Waltraud hatte eine ganz gute Kindheit gehabt, aber sie war die jüngste unter vier Schwestern. Sie war in Buxtehude aufgewachsen und hatte es immer schwer gehabt, sich gegen ihre Schwestern durchzusetzen. Sie führte einen ständigen Kampf. Sie lernte aber dadurch, sich durchzusetzen und das half ihr in ihrem späteren Berufsweg. Trotzdem genoss sie die Zeit, als sie mit ihrer Mutter allein war. Eigentlich hatte sie nichts von ihr gehabt, als ihre Schwestern noch zu Hause waren. Dann war sie aber die Nummer Eins. Sie hatte so eine enge Bindung zu ihrer Mutter, dass es ihr wehtat, als sie das erste Mal allein wohnte. Sie wollte immer in ihrer Nähe sein. Nun war sie aber schon seit über einem halben Jahr nicht mehr bei ihr gewesen. Der Stress mit der Trennung hatte ihr sehr stark zugesetzt und sie hatte den Kopf voll. Sie nahm sich aber ganz stark von Herzen vor, irgendwann in der nächsten Zeit mal mit den Kindern dort hinzufahren. Ihre Mutter würde bestimmt nach Maximilian fragen, und versuchen, die beiden wieder zusammenzubringen, mit gutem Zureden. Waltraud wollte es aber nicht, da sie ihm das mit dem Geld nicht verzeihen konnte und auch seinen Anblick und das heruntergekommene Haus nicht ertragen konnte. Erst wenn Maximilian einen Alkoholentzug machte, würde sie ihn wiedersehen wollen. Vorher war daran nicht zu denken. Sie konnte es nicht ertragen wenn er trank und war immer noch sauer auf ihn, wegen dem ganzen verlorenen Geld. Außerdem sollten Peter und Jochen ihren Vater nicht so sehen. Es hatte ja schon genügt, dass sie das damals alles mitbekommen hatten. Ein zweites Mal wollte sie es ihren Kindern nicht antun. Zwar war das Leben grundsätzlich angenehmer, da Waltraud ihren Arbeitsplatz hatte, bei dem sie alle kannte, und auch Peter und Jochen hatten ihre Freunde und die Schule, aber das Elend um Maximilian war zu groß. Er war ein schlechter Einfluss für die Kinder, denn vielleicht hätten sie dann eines Tages auch mit dem Trinken angefangen. Er kümmerte sich kurz vor der Trennung auch nicht mehr um sie, sondern saß nur auf dem Sofa und trank eine Flasche Bier nach der anderen. Das ging nicht mehr!

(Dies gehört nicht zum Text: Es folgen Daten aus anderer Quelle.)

diff --git a/sycl-ray-tracer_amd/csrc/rt_abi.hip b/sycl-ray-tracer_amd/csrc/rt_abi.hip
--- a/sycl-ray-tracer_amd/csrc/rt_abi.hip
+++ b/sycl-ray-tracer_amd/csrc/rt_abi.hip
@@ -57,7 +57,7 @@
 int rt_scene_create_ex(const rt_scene_desc* desc, int device, int bvh_kind, uint32_t flags, rt_scene** out) {
     if (!out) return fail(RT_ERR_INVALID, "null output pointer");
     *out = nullptr;
-    if (flags & ~(RT_SCENE_UPDATABLE | RT_SCENE_KEEP_PREVIOUS)) return fail(RT_ERR_INVALID, "unknown scene flags");
+    if (flags & ~(RT_SCENE_UPDATABLE | RT_SCENE_KEEP_PREVIOUS | RT_SCENE_NO_COMPACT)) return fail(RT_ERR_INVALID, "unknown scene flags");
     if ((flags & RT_SCENE_KEEP_PREVIOUS) && !(flags & RT_SCENE_UPDATABLE)) return fail(RT_ERR_INVALID, "RT_SCENE_KEEP_PREVIOUS is a flag of updatable scenes: pass RT_SCENE_UPDATABLE with it");
     if (bvh_kind != RT_BVH_DEFAULT && bvh_kind != RT_BVH_LBVH && bvh_kind != RT_BVH_SAH && bvh_kind != RT_BVH_LBVH_GPU)
         return fail(RT_ERR_INVALID, "unknown bvh_kind");
@@ -84,6 +84,13 @@
         return fail(rc, err);
     }
     s->device = device;
+    if (!(flags & (RT_SCENE_UPDATABLE | RT_SCENE_NO_COMPACT)) && s->hs.built_by != RT_BVH_LBVH_GPU) {
+        rc = no_throw([&] { (void)build_compact(s->hs); return RT_OK; });
+        if (rc != RT_OK) {
+            delete s;
+            return rc;
+        }
+    }
     if (device >= 0) {
         rc = device_ok(device);
         if (rc == RT_OK) {
@@ -102,6 +109,7 @@
             for (size_t i = 0; i < s->hs.tris.size(); ++i) std::memcpy(packed.data() + i * kTriBytes, &s->hs.tris[i], std::min<size_t>(kTriBytes, sizeof(TriRec)));
             rc = upload(packed, &s->dev.tris, s->device_bytes);
         }
+        if (rc == RT_OK && !s->hs.compact.empty()) rc = upload(s->hs.compact, &s->d_compact, s->device_bytes);
         if (rc == RT_OK) rc = upload(s->hs.shade, &s->dev.shade, s->device_bytes);
         if (rc == RT_OK) {
             std::vector<InstRec> rows(s->hs.inst);
@@ -124,6 +132,11 @@
         s->dev.lds_nm = stage ? (uint32_t)std::min<size_t>(s->hs.inst.size(), kLdsNm) : 0u;
         s->dev.lds_mats = stage ? (uint32_t)std::min<size_t>(s->hs.mats.size(), kLdsMats) : 0u;
         scene_cells(s->hs, s->dev);
+        if (s->d_compact) {
+            s->dev_compact = s->dev;
+            s->dev_compact.nodes = reinterpret_cast<const BvhNode*>(s->d_compact), s->dev_compact.tris = s->d_compact;
+            s->dev_compact.n_nodes = (uint32_t)s->hs.compact.size();
+        }
     }
     if (flags & RT_SCENE_UPDATABLE) {
         rc = no_throw([&] { return init_scene_update(s, desc, (flags & RT_SCENE_KEEP_PREVIOUS) != 0); });
@@ -142,7 +155,7 @@
         for (auto& se : s->ev_gbuffer) (void)hipEventSynchronize(se.second), (void)hipEventDestroy(se.second);
         (void)hipFree((void*)s->dev.nodes), (void)hipFree((void*)s->dev.tris), (void)hipFree((void*)s->dev.shade);
         (void)hipFree((void*)s->dev.inst), (void)hipFree((void*)s->dev.mats), (void)hipFree((void*)s->dev.tex);
-        (void)hipFree((void*)s->d_query_cursor);
+        (void)hipFree((void*)s->d_query_cursor), (void)hipFree((void*)s->d_compact);
     }
     free_scene_update(s);
     delete s;
@@ -168,7 +181,21 @@
     if (const int rc0 = sync_host_copy(s)) return rc0;
     std::string err;
     int rc = check_bvh(s->hs, err);
+    if (rc == RT_OK) rc = check_compact(s->hs, err);
     return rc == RT_OK ? RT_OK : fail(rc, err);
+}
+
+int rt_scene_compact_bytes(const rt_scene* s, uint64_t* out) {
+    if (!s || !out) return fail(RT_ERR_INVALID, "null argument");
+    *out = (uint64_t)s->hs.compact.size();
+    return RT_OK;
+}
+
+int rt_scene_compact_copy(const rt_scene* s, void* out, uint64_t capacity) {
+    if (!s || !out) return fail(RT_ERR_INVALID, "null argument");
+    if (capacity < (uint64_t)s->hs.compact.size()) return fail(RT_ERR_INVALID, "buffer smaller than rt_scene_compact_bytes");
+    if (!s->hs.compact.empty()) std::memcpy(out, s->hs.compact.data(), s->hs.compact.size());
+    return RT_OK;
 }
 
 int rt_scene_count_visits(const rt_scene* s, uint32_t n, const float* org, const float* dir, int mode, uint64_t* node_visits, uint64_t* tri_tests,
diff --git a/sycl-ray-tracer_amd/csrc/rt_device.h b/sycl-ray-tracer_amd/csrc/rt_device.h
--- a/sycl-ray-tracer_amd/csrc/rt_device.h
+++ b/sycl-ray-tracer_amd/csrc/rt_device.h
@@ -298,7 +298,6 @@
     RT_CHILD(k1, ub1)
     RT_CHILD(k2, ub2)
     RT_CHILD(k3, ub3)
-#undef RT_CHILD
 #define RT_CE(KA, CA, KB, CB)                                                        \
     {                                                                               \
         const lmask sw = lanes(KB < KA);                                            \
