template <typename real, int NX_, int NU_>
struct QCfg {
    static constexpr int NX = NX_, NU = NU_, N = NX_ + NU_;
    static constexpr int SH = (N + 3) / 4;
    static constexpr int SW = (NX + 3) / 4;
    static constexpr int SY = SH;
    static constexpr int HT = 2 * SH * (SH + 1);
    __host__ __device__ static constexpr int hidx(int s, int j) { return 2 * s * (s + 1) + j; }
    static constexpr int ST = 2 * SW * (SW + 1);
    static constexpr int BLK = 64 / (int)sizeof(real);
#ifndef ALQP_REC_IL_F32
#define ALQP_REC_IL_F32 2
#endif
    static constexpr int IL = sizeof(real) == 4 ? ALQP_REC_IL_F32 : 1;
    static_assert(IL == 1 || BLK == 16, "groups of 16 words are 64-byte blocks");
    __host__ __device__ static constexpr int w(int x) { return (x / 16) * (16 * IL) + x % 16; }
    static constexpr int NLAST = N - 4 * (SH - 1);
    __host__ __device__ static constexpr int lanes_of(int s) { return s == SH - 1 ? NLAST : 4; }
    __host__ __device__ static constexpr int lstride(int s) { return lanes_of(s) == 3 ? 16 : 4 * lanes_of(s); }
    __host__ __device__ static constexpr int lbase(int s) {
        int o = 0;
        for (int i = 0; i < s; ++i) o += (i + 1) * lstride(i);
        return o;
    }
    static constexpr int LW = lbase(SH);
    static constexpr bool PHI0_FWD = sizeof(real) == 4;
#ifndef ALQP_S_AFTER_F32
#define ALQP_S_AFTER_F32 0
#endif
    static constexpr bool S_AFTER = sizeof(real) == 8 || ALQP_S_AFTER_F32;
#ifndef ALQP_W_LDS_F32
#define ALQP_W_LDS_F32 0
#endif
    static constexpr bool W_LDS = ALQP_W_LDS && (sizeof(real) == 8 || ALQP_W_LDS_F32);
    static constexpr int WLDS_WORDS = W_LDS ? SW * N * 64 : 1;
    __host__ __device__ static constexpr int p4(int x) { return (x + 3) & ~3; }
    static constexpr int NF = 9;
    __host__ __device__ static constexpr int fslots(int i) { return (i <= 1 || i == 6 || i == 7) ? SY : (i == 5 ? 4 : SW); }
    static constexpr int oL = 2 * 16 * (SY / 4);
    __host__ __device__ static constexpr int tail_at(int i) {
        int g = (oL + LW + 15) & ~15, o = 0;
        for (int k = 0; k < NF; ++k) {
            const int r = fslots(k) % 4;
            if (r > 0 && o + r > 4) { g += 16; o = 0; }
            if (k == i) return g + o;
            o += r;
        }
        return o > 0 ? g + 16 : g;
    }
    __host__ __device__ static constexpr int head_at(int i) {
        if (i < 2) return i * 16 * (SY / 4);
        int o = tail_at(NF);
        for (int k = 2; k < i; ++k) o += 16 * (fslots(k) / 4);
        return o;
    }
    static constexpr FldT<head_at(0), tail_at(0)> oY{};
    static constexpr FldT<head_at(1), tail_at(1)> oZ{};
    static constexpr FldT<head_at(2), tail_at(2)> oR{};
    static constexpr FldT<head_at(3), tail_at(3)> oS{};
    static constexpr FldT<head_at(4), tail_at(4)> oLE{};
    static_assert(NU <= 4, "the u-slot layout holds one control per lane");
    static constexpr FldT<head_at(5), tail_at(5)> oUS{};
    static constexpr FldT<head_at(6), tail_at(6)> oQ{};
    static constexpr FldT<head_at(7), tail_at(7)> oq{};
    static constexpr FldT<head_at(8), tail_at(8)> oC{};
    static constexpr int RECW = (head_at(NF) + 31) & ~31;
    static_assert(IL == 1 || RECW % 16 == 0, "whole groups per record");
    template <int S>
    __host__ __device__ static constexpr int lp(int m, int q) {
        return m < 4 * (S / 4) ? 16 * (m / 4) + 4 * q + m % 4 : 16 * (S / 4) + q * (S % 4) + m - 4 * (S / 4);
    }
    template <int S>
    __host__ __device__ static constexpr int fw(Fld f, int p) {
        return p < 16 * (S / 4) ? w(f.h + p) : w(f.t + 4 * ((p - 16 * (S / 4)) / (S % 4)) + (p - 16 * (S / 4)) % (S % 4));
    }
    __host__ __device__ static constexpr int pn(int k) { return lp<SY>(k >> 2, k & 3); }
    __host__ __device__ static constexpr int px(int r) { return lp<SW>(r >> 2, r & 3); }
    __host__ __device__ static constexpr int wn(Fld f, int k) { return fw<SY>(f, pn(k)); }
    __host__ __device__ static constexpr int M(int T) { return T * NX + 2 * T * NU; }
    static constexpr int RSTR = RECW * IL;
    __host__ __device__ static constexpr size_t rec_base(int b, int T) { return (size_t)(b / IL) * T * RSTR + (size_t)(b % IL) * 16; }
    __host__ __device__ static constexpr size_t ws_words(int B, int T) { return (size_t)((B + IL - 1) / IL) * T * RSTR; }
    __host__ static bool ws_covers(int B, int T) {
        return rec_base(B - 1, T) + (size_t)(T - 1) * RSTR + w(RECW - 1) + 1 <= ws_words(B, T);
    }
};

Waltraud bügelte weiter und vernahm ein Klingeln an der Tür. Das mussten Peter und Jochen sein, die von der Schule kamen. Sie lief aus dem Wohnzimmer heraus, in Richtung der Wohnungstür und nahm den Hörer ab.

››Hallo.‹‹

››Wir sind es, Mama.‹‹

››Okay.‹‹

Waltraud drückte den Knopf und öffnete die Tür. Unten hörte sie die Schritte der Kinder auf den rauen Steinstufen und erwartete sie voller Freude. Diesmal kamen sie aber langsam die Treppe hoch und Waltraud lief aus der Tür raus, um nachzusehen. Sie erkannte Peter und Jochen schon und sah, dass Peter sein Gesicht völlig entstellt war. Auf dem Gesicht sah sie blaue Flecken und blutende Wunden. Seine Jacke war ganz zerrissen. Sie lief besorgt zu ihm.

››Um Gottes Willen, was ist passiert Peter?‹‹

››Ich wurde verprügelt von zwei Kindern, Jochen auch.‹‹

Waltraud nahm ihn besorgt in den Arm.

››Dann müssen wir eine Anzeige stellen und dich von dieser scheiß Schule nehmen.‹‹

››Sie haben aber gesagt, dass wenn wir etwas erzählen, sie uns nochmal verprügeln‹‹, sagte Peter.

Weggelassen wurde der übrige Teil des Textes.